MTH/CS 717 Winter 2003
Teacher: Thomas P. Svobodny
241 MM 775-2379
thomas.svobodny@wright.edu
Office Hours: 1630-17:30 T Th
You don't need an appointment to see me during office hours; but it is safer to make an appointment if you want to see me at other times.
Math Dept Office: 120MM 775 2785
Main Text: Numerical Methods for Differential Equations by M. A. Celia and W. G. Gray
Auxiliary Texts: Numerical Mathematics by Quarteroni, Sacco, and Salieri; Computational Gasdynamics by Franey; Numerical Solution of Partial Differential Equations by Morton and Mayers.
Further material, including suggested reading, will be available on the Web.

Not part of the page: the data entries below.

## Hoist loss-coefficient reduction into MLP forward and streamline per-clip factor store

Moves the pair-count reduction and loss-coefficient computation out of the post-forward critical path into idle slots during the forward layer loop, using a wave_sum rebuilt from permlane swaps and DPP. Pose-head constants are packed into a scalar-register struct so the head reads SGPRs instead of reloading the descriptor. The factor write-out becomes fully unrolled register-staged loads followed by stores, and the loss-partial write is done by wave 0. Prefetching gradient scales and precomputing n3_elems on the host adds register pressure and more complex indexing.

```diff
diff --git a/pedestrians_video_2_carla_amd/csrc/p2c_pose_head_dev.h b/pedestrians_video_2_carla_amd/csrc/p2c_pose_head_dev.h
--- a/pedestrians_video_2_carla_amd/csrc/p2c_pose_head_dev.h
+++ b/pedestrians_video_2_carla_amd/csrc/p2c_pose_head_dev.h
@@ -117,8 +117,22 @@
   return v;
 }
 __device__ __forceinline__ float wave_sum(float v) {
-#pragma unroll
-  for (int d = 32; d >= 1; d >>= 1) v += __shfl_xor(v, d, 64);
+  {
+    const auto r = __builtin_amdgcn_permlane32_swap(__float_as_uint(v), __float_as_uint(v), false, false);
+    v = __uint_as_float(r[0]) + __uint_as_float(r[1]);
+  }
+  {
+    const auto r = __builtin_amdgcn_permlane16_swap(__float_as_uint(v), __float_as_uint(v), false, false);
+    v = __uint_as_float(r[0]) + __uint_as_float(r[1]);
+  }
+  v += __int_as_float(__builtin_amdgcn_update_dpp(0, __float_as_int(v), 0x128, 0xF, 0xF, false));
+  {
+    int p = __builtin_amdgcn_update_dpp(0, __float_as_int(v), 0x104, 0xF, 0x5, false);
+    p = __builtin_amdgcn_update_dpp(p, __float_as_int(v), 0x114, 0xF, 0xA, false);
+    v += __int_as_float(p);
+  }
+  v += __int_as_float(__builtin_amdgcn_update_dpp(0, __float_as_int(v), 0x4E, 0xF, 0xF, false));
+  v += __int_as_float(__builtin_amdgcn_update_dpp(0, __float_as_int(v), 0xB1, 0xF, 0xF, false));
   return v;
 }
 
@@ -249,8 +263,8 @@
 
 enum { MODE_FWD = 0, MODE_FWD_MATERIALIZE = 1, MODE_BWD = 2, MODE_TRAIN = 3 };
 
-template <int MODE>
-__device__ __forceinline__ V3 frame_head(const p2c_pose_head_desc &d, const LaneCtx &L, int t, V3 x, const World &W,
+template <int MODE, class D>
+__device__ __forceinline__ V3 frame_head(const D &d, const LaneCtx &L, int t, V3 x, const World &W,
                                          HeadAcc &acc, float coef2, float coef3, const float *g_abs_ext,
                                          const float *g_projt_ext, const float *gt2v, const float *gt3v) {
   constexpr bool BWD = (MODE == MODE_BWD || MODE == MODE_TRAIN);
@@ -267,7 +281,7 @@
   float v = d.cam_cy + d.cam_f * (p.z + d.cam_elev) * invZ;
   if (!L.active) { u = 0.f; v = 0.f; invZ = 0.f; }
 
-  if (MAT) {
+  if constexpr (MAT) {
     if (L.active && d.out_projection_2d) {
       float *o = d.out_projection_2d + (frame * J + L.j) * 3;
       o[0] = u, o[1] = v, o[2] = invZ;
@@ -343,14 +357,16 @@
     keep = wch >= d.near_zero;
     if (!keep) { nu = 0.f; nv = 0.f; }
   }
-  if (MAT && tr != P2C_TRANSFORM_NONE && in_slice && L.clip < d.B) {
-    if (L.active && d.out_projection_2d_transformed) {
-      float *o = d.out_projection_2d_transformed + (frame * J + L.j) * 3;
-      o[0] = nu, o[1] = nv, o[2] = wch;
-    }
-    if (L.j == 0) {
-      if (d.out_shift) d.out_shift[frame * 2 + 0] = su, d.out_shift[frame * 2 + 1] = sv;
-      if (d.out_scale) d.out_scale[frame] = scale;
+  if constexpr (MAT) {
+    if (tr != P2C_TRANSFORM_NONE && in_slice && L.clip < d.B) {
+      if (L.active && d.out_projection_2d_transformed) {
+        float *o = d.out_projection_2d_transformed + (frame * J + L.j) * 3;
+        o[0] = nu, o[1] = nv, o[2] = wch;
+      }
+      if (L.j == 0) {
+        if (d.out_shift) d.out_shift[frame * 2 + 0] = su, d.out_shift[frame * 2 + 1] = sv;
+        if (d.out_scale) d.out_scale[frame] = scale;
+      }
     }
   }
 
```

Evaluation: Midterm Exam 25%
Final Project 35%
Homework 40%
Web Page: http://www.math.wright.edu/ms/appliedmath/numericanal2.html
Course Content: An introduction to the mathematical analysis of computational techniques for treating scientific problems. The computer has enabled the fast (approximate) solution to many important problems; buth there are problems in science and technology for which suitable approximate solutions await either more massive computing power or better analysis and algorithms. Our main concern in this course is the approximate solution to initial value problems and boundary value problems for differential equations; that is, representing solutions by finite (in number and complexity) computer generated functions. This involves using techniques to approximate continuous functions with finite dimensional vectors. The original problem is reduced to solving equations in finite-dimensional spaces. Our procedure will be to introduce only the amount of complexity in the equations that is necessary to illuminate the features of current study. Thus, we start with the simplest methods to solve ordinatry differential equations.